--- Record set Enclosed Below ---

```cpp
__device__ __attribute__((noinline)) inline bool ip_is_ground_ref(double dx, double dy, double dz, double mount, double thres) {
  const double angle = (atan2(dz, hypot(dx, dy)) * 180.0) / M_PI;
  return fabs(angle - mount) < thres;
}
__device__ __attribute__((noinline)) inline bool edge_angle_ref(double y, double x, double theta) { return atan2(y, x) > theta; }
DEV_INLINE int ip_ground_margins(double tan_lo, double tan_hi, float fx, float fy, float fz) {
  const double dx = (double)fx, dy = (double)fy, dz = (double)fz;
  const double h2 = dx * dx + dy * dy, z2 = dz * dz;
  const double l2 = (tan_lo * tan_lo) * h2, u2 = (tan_hi * tan_hi) * h2;
  const double sz = copysign(z2, dz);
  const double m1 = sz - copysign(l2, tan_lo), m2 = copysign(u2, tan_hi) - sz;
  const double t1 = 1e-9 * (z2 + l2), t2 = 1e-9 * (z2 + u2);
  const bool yes = m1 > t1 && m2 > t2, no = m1 < -t1 || m2 < -t2;
  return yes ? 1 : (no ? 0 : -1);
}
DEV_INLINE bool ip_is_ground(const DevCtx& d, float fx, float fy, float fz) {
  const int g = ip_ground_margins(d.tan_g_lo, d.tan_g_hi, fx, fy, fz);
  if (g >= 0) return g != 0;
  return ip_is_ground_ref((double)fx, (double)fy, (double)fz, d.P.sensor_mount_ang, d.P.ground_angle_thres);
}

DEV_INLINE int edge_angle_margin(double y, double x, double tan_theta) {
  const double xt = x * tan_theta, m = y - xt;
  return fabs(m) > 1e-9 * (y + fabs(xt)) ? (m > 0.0 ? 1 : 0) : -1;
}
DEV_INLINE bool edge_angle_gt(double y, double x, double theta, double tan_theta) {
  const double xt = x * tan_theta, m = y - xt;
  if (fabs(m) > 1e-9 * (y + fabs(xt))) return m > 0.0;
  return edge_angle_ref(y, x, theta);
}


DEV_INLINE int ccl16_find(uint16_t* par, int v) {
  int curr = par[v];
  if (curr != v) {
    int prev = v, next;
    while (curr > (next = par[curr])) { par[prev] = (uint16_t)next; prev = curr; curr = next; }
  }
  return curr;
}
DEV_INLINE int ccl16_cas(uint16_t* par, int idx, int expect, int val) {
  unsigned* w = reinterpret_cast<unsigned*>(par) + (idx >> 1);
  const int sh = (idx & 1) * 16;
  unsigned old = __hip_atomic_load(w, __ATOMIC_RELAXED, __HIP_MEMORY_SCOPE_WORKGROUP);
// ... 24 lines not shown
```

a-lego-loam_amd/csrc/kernels_ipb.hip:

```cpp
#include <cstdlib>
#include "dev_common.h"
#include "front_end.h"
#include "ip_common.h"
#include "prof.h"

#define IPB_TW 256
#define IPB_NWV (IPB_TW / 64)
#ifndef IPB_MT
#define IPB_MT 512
#endif
#define IPB_LINK_CAP 1024
#define IPB_ET 256
#ifndef IPB_EP
#define IPB_EP 4
#endif

typedef unsigned long long u64;
#ifdef ALEGO_TIMING
__device__ long long ipb_times[48];
extern "C" void alego_ipb_times(long long* out) { (void)hipMemcpyFromSymbol(out, HIP_SYMBOL(ipb_times), sizeof(long long) * 48); }
#define IPB_TICK(k) do { if (threadIdx.x == 0 && blockIdx.x == 0 && blockIdx.y == 0) ipb_times[k] = wall_clock64(); } while (0)
#else
#define IPB_TICK(k)
#endif
DEV_INLINE u64 ipb_low(int r) { return (2ull << r) - 1ull; }
DEV_INLINE int ipb_head(u64 rs, int r) { return 63 - __clzll((long long)(rs & ipb_low(r))); }
DEV_INLINE int ipb_ld(const int* p) { return __hip_atomic_load(p, __ATOMIC_RELAXED, __HIP_MEMORY_SCOPE_AGENT); }
DEV_INLINE u64 ipb_ld64(const u64* p) { return __hip_atomic_load(p, __ATOMIC_RELAXED, __HIP_MEMORY_SCOPE_AGENT); }
DEV_INLINE void ipb_st(int* p, int v) { __hip_atomic_store(p, v, __ATOMIC_RELAXED, __HIP_MEMORY_SCOPE_AGENT); }

DEV_INLINE int ipb_find(int* parent, int v) {
  int curr = ipb_ld(parent + v);
  if (curr != v) {
    int prev = v, next;
    while (curr > (next = ipb_ld(parent + curr))) { ipb_st(parent + prev, next); prev = curr; curr = next; }
  }
  return curr;
}
// ... 3 lines not shown
  return curr;
}
DEV_INLINE int ipb_union(int* parent, int a, int b) {
  int ra = ipb_find(parent, a), rb = ipb_find(parent, b);
  bool repeat;
  int linked = -1;
  do {
    repeat = false;
    if (ra != rb) {
      int ret;
      if (ra < rb) { if ((ret = atomicCAS(parent + rb, rb, ra)) != rb) { rb = ret; repeat = true; } else linked = rb; }
      else { if ((ret = atomicCAS(parent + ra, ra, rb)) != ra) { ra = ret; repeat = true; } else linked = ra; }
    }
  } while (repeat);
  return linked;
}
DEV_INLINE bool ipb_feasible(const alego_params& P, int sz, u64 rows) {
  return sz >= P.seg_big_num || (sz >= P.seg_valid_point_num && (int)__popcll(rows) >= P.seg_valid_line_num);
}

__global__ void __launch_bounds__(IPB_TW) ipb_band(DevCtx d, int ring_pos, int keep) {
  const int slot = blockIdx.y + d.slot0, tid = threadIdx.x, lane = tid & 63, wave = tid >> 6;
  const int H = d.H, NS = d.NS, c0 = blockIdx.x * IPB_TW;
  const int TW = min(IPB_TW, H - c0);
  const bool have = tid < TW;
  const int col = have ? c0 + tid : c0;
  const size_t base = (size_t)slot * d.N;
  const alego_params& P = d.P;
  const float4* pts = scan_pts(d, slot, ring_pos);
  __shared__ uint16_t par[IPB_TW * 64];
// ... 6 lines not shown
    sc[SC_PVALID_OUT] = sc[SC_PVALID];
    sc[SC_FIRST] = 0x7fffffff; sc[SC_LAST] = -1; sc[SC_PVALID] = 0;
    if (last >= 0) {
      const float4 p0 = pts[first], p1 = pts[last];
      float so = -d_atan2f(p0.y, p0.x);
      float eo = (float)((double)(-d_atan2f(p1.y, p1.x)) + 2 * M_PI);
      if ((double)(eo - so) > 3 * M_PI) eo = (float)((double)eo - 2 * M_PI);
      else if ((double)(eo - so) < M_PI) eo = (float)((double)eo + 2 * M_PI);
      ori[0] = so; ori[1] = eo; ori[2] = eo - so;
    }
  }
  IPB_TICK(0);
  int* owner = d.owner + base;
  float rng[64];
  u64 filled = 0, ground = 0;
  {
    float lx = 0, ly = 0, lz = 0;
    bool lower_ok = false;
    int obn[8];
#pragma unroll
    for (int u = 0; u < 8; ++u) obn[u] = (have && u < NS) ? owner[u * H + col] : -1;
#pragma unroll
    for (int row0 = 0; row0 < 64; row0 += 8) {
      if (row0 < NS) {
        int ob[8];
        float4 pb[8];
#pragma unroll
        for (int u = 0; u < 8; ++u) ob[u] = obn[u];
        if (row0 + 8 < 64 && row0 + 8 < NS) {
#pragma unroll
          for (int u = 0; u < 8; ++u) obn[u] = (have && row0 + 8 + u < NS) ? owner[(row0 + 8 + u) * H + col] : -1;
// ... 1 lines not shown
#pragma unroll
        for (int u = 0; u < 8; ++u) {
          ob[u] = (ob[u] >= 0 && (ob[u] & IP_OWNER_TAG)) ? (ob[u] & ~IP_OWNER_TAG) : -1;
          if (have && tid != 0 && row0 + u < NS) owner[(row0 + u) * H + col] = ob[u];
        }
#pragma unroll
        for (int u = 0; u < 8; ++u) pb[u] = pts[max(ob[u], 0)];
#pragma unroll
        for (int u = 0; u < 8; ++u) {
          const int row = row0 + u;
          const bool ok = ob[u] >= 0;
          const float x = pb[u].x, y = pb[u].y, z = pb[u].z;
          const float r = ok ? sqrtf(x * x + y * y + z * z) : -1.0f;
          rng[row] = r;
          if (ok) filled |= 1ull << row;
          if (row >= 1 && row - 1 < P.ground_scan_id && ok && lower_ok) {
            if (ip_is_ground(d, x - lx, y - ly, z - lz)) ground |= 3ull << (row - 1);
          }
          lx = x; ly = y; lz = z; lower_ok = ok;
          if ((keep & 1) && have && row < NS) d.range_img[base + row * H + col] = r;
        }
      } else {
#pragma unroll
        for (int u = 0; u < 8; ++u) rng[row0 + u] = -1.0f;
      }
    }
  }
  IPB_TICK(1);
  const u64 act = filled & ~ground;
  if (have) s_a[tid] = act;
  if (lane == 0) {
#pragma unroll
    for (int row = 0; row < 64; ++row) s_first[wave][row] = rng[row];
  }
  if (wave == 0) {
    const int hc = (c0 + TW == H) ? 0 : c0 + TW;
    int o = lane < NS ? owner[lane * H + hc] : -1;
    o = (o >= 0 && (o & IP_OWNER_TAG)) ? (o & ~IP_OWNER_TAG) : -1;
    const float4 p = pts[max(o, 0)];
    const bool ok = o >= 0;
    const float px = __shfl_up(p.x, 1, 64), py = __shfl_up(p.y, 1, 64), pz = __shfl_up(p.z, 1, 64);
    const int okl = __shfl_up(ok ? 1 : 0, 1, 64);
    bool gp = false;
    if (lane >= 1 && lane - 1 < P.ground_scan_id && ok && okl) gp = ip_is_ground(d, p.x - px, p.y - py, p.z - pz);
    const u64 gb = __ballot(gp), fb = __ballot(ok);
    s_first[IPB_NWV][lane] = ok ? sqrtf(p.x * p.x + p.y * p.y + p.z * p.z) : -1.0f;
    if (lane == 0) s_a[TW] = fb & ~(gb | (gb >> 1));
  }
  __syncthreads();
  IPB_TICK(2);
  u64 ex = 0, ey = 0;
  {
    const u64 act_r = s_a[min(tid + 1, TW)];
    const bool edge_lane = lane == 63 || tid == TW - 1;
    const float* sf = s_first[(tid >= TW - 1) ? IPB_NWV : wave + 1];
#pragma unroll
    for (int row = 0; row < 64; ++row) {
      const float nbd = __int_as_float(__builtin_amdgcn_update_dpp(0, __float_as_int(rng[row]), 0x130, 0xF, 0xF, false));
      const float nbl = sf[row];
      const float nb = edge_lane ? nbl : nbd;
      if ((act >> row) & 1ull) {
        const double r0 = (double)rng[row];
        if ((act_r >> row) & 1ull) {
          const double r1 = (double)nb;
          const double d1 = fmax(r0, r1), d2 = fmin(r0, r1);
          if (edge_angle_gt(d2 * d.sin_ax, d1 - d2 * d.cos_ax, P.seg_theta, d.tan_theta)) ex |= 1ull << row;
        }
        if (row + 1 < 64 && ((act >> (row + 1)) & 1ull)) {
          const double r1 = (double)rng[row + 1 < 64 ? row + 1 : 63];
          const double d1 = fmax(r0, r1), d2 = fmin(r0, r1);
          if (edge_angle_gt(d2 * d.sin_ay, d1 - d2 * d.cos_ay, P.seg_theta, d.tan_theta)) ey |= 1ull << row;
        }
      }
    }
  }
  if (H <= 1) ex = 0;
  IPB_TICK(3);
  const u64 rs = act & ~(ey << 1);
  s_y[tid] = ey; s_rs[tid] = rs;
  for (u64 m = rs; m; m &= m - 1) { const int r = __ffsll((long long)m) - 1; par[r * IPB_TW + tid] = (uint16_t)(r * IPB_TW + tid); }
  __syncthreads();
  IPB_TICK(4);
  if (tid + 1 < TW) {
    const u64 rs_n = s_rs[tid + 1], ey_n = s_y[tid + 1];
    for (u64 m = ex & ~((ex << 1) & (ey << 1) & (ey_n << 1)); m; m &= m - 1) {
      const int r = __ffsll((long long)m) - 1;
// ... 225 lines not shown
```

a-lego-loam_amd/csrc/kernels_ipf.hip:

```cpp
#include <type_traits>
#include <algorithm>
#include <cstdlib>
#include "dev_common.h"
#include "front_end.h"
#include "ip_common.h"
#include "prof.h"

#define IPF2_T 1024
#ifndef IPF_QUICK
#define IPF_QUICK 1
#endif
#define IPF2_NW (IPF2_T / 64)
#define IPF2_ROWS 16

struct IpfShared {
  float first_r[IPF2_NW][IPF2_ROWS];
  unsigned first_act[IPF2_NW];
  int red[3][IPF2_NW];
  int cnt[3][IPF2_ROWS * IPF2_NW];
  int wtot[3][4];
  int tot[3];
  int nlist;
};

#ifdef ALEGO_TIMING
__device__ long long ipf_times[16];
#define IPF_TICK(k) do { if (threadIdx.x == 0 && blockIdx.x == 0) ipf_times[k] = wall_clock64(); } while (0)
extern "C" void alego_ipf_times(long long* out) { (void)hipMemcpyFromSymbol(out, HIP_SYMBOL(ipf_times), sizeof(long long) * 16); }
#else
#define IPF_TICK(k)
#endif

DEV_INLINE int ipf_run_start(unsigned rs, int row) { return 31 - __clz((int)(rs & ((2u << row) - 1u))); }
DEV_INLINE int ipf_run_end(unsigned down, int s) { return s + __ffs((int)~(down >> s)) - 1; }

bool ipf_eligible(const DevCtx& d) { return d.NS <= IPF2_ROWS && (d.H & 1) == 0 && d.H >= 64 && d.H <= 2 * IPF2_T && d.N <= 32768; }
size_t ipf_lds_bytes(const DevCtx& d) { return (size_t)4 * d.N + (size_t)8 * d.H; }

__global__ void __launch_bounds__(IPF2_T) ip_fused(DevCtx d, int ring_pos, int keep) {
  const int slot = blockIdx.x + d.slot0;
  const int tid = threadIdx.x, lane = tid & 63, wave = tid >> 6;
  const int N = d.N, H = d.H, NS = d.NS;
  const size_t base = (size_t)slot * N;
  const alego_params& P = d.P;
  extern __shared__ __attribute__((aligned(16))) unsigned char ipf_smem[];
// ... 422 lines not shown
#else
static size_t iph_pad() { return 0; }
#endif

DEV_INLINE void iph_max16(unsigned* w32, int cell, unsigned val) {
  unsigned* w = w32 + (cell >> 1);
  const int sh = (cell & 1) * 16;
  unsigned old = __hip_atomic_load(w, __ATOMIC_RELAXED, __HIP_MEMORY_SCOPE_WORKGROUP);
  while (((old >> sh) & 0xFFFFu) < val) {
    const unsigned nw = (old & ~(0xFFFFu << sh)) | (val << sh);
    const unsigned got = atomicCAS(w, old, nw);
    if (got == old) break;
    old = got;
  }
}
struct IphCol { unsigned a, b, x, y; };
DEV_INLINE IphCol iph_load(const unsigned long long* fcol, int c) { const unsigned long long v = fcol[c]; IphCol m; m.a = (unsigned)v & 0xFFFFu; m.b = (unsigned)(v >> 16) & 0xFFFFu; m.x = (unsigned)(v >> 32) & 0xFFFFu; m.y = (unsigned)(v >> 48); return m; }
DEV_INLINE void iph_store(unsigned long long* fcol, int c, const IphCol& m) { fcol[c] = (unsigned long long)m.a | ((unsigned long long)m.b << 16) | ((unsigned long long)m.x << 32) | ((unsigned long long)m.y << 48); }
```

--- End of Enclosed Record set ---

- Exercise brief -
Check the entries above for the word "parent" and copy every line where it turns up.

- Response below -
DEV_INLINE int ipb_find(int* parent, int v) {
  int curr = ipb_ld(parent + v);
    while (curr > (next = ipb_ld(parent + curr))) { ipb_st(parent + prev, next); prev = curr; curr = next; }
DEV_INLINE int ipb_union(int* parent, int a, int b) {
  int ra = ipb_find(parent, a), rb = ipb_find(parent, b);
      if (ra < rb) { if ((ret = atomicCAS(parent + rb, rb, ra)) != rb) { rb = ret; repeat = true; } else linked = rb; }
      else { if ((ret = atomicCAS(parent + ra, ra, rb)) != ra) { ra = ret; repeat = true; } else linked = ra; }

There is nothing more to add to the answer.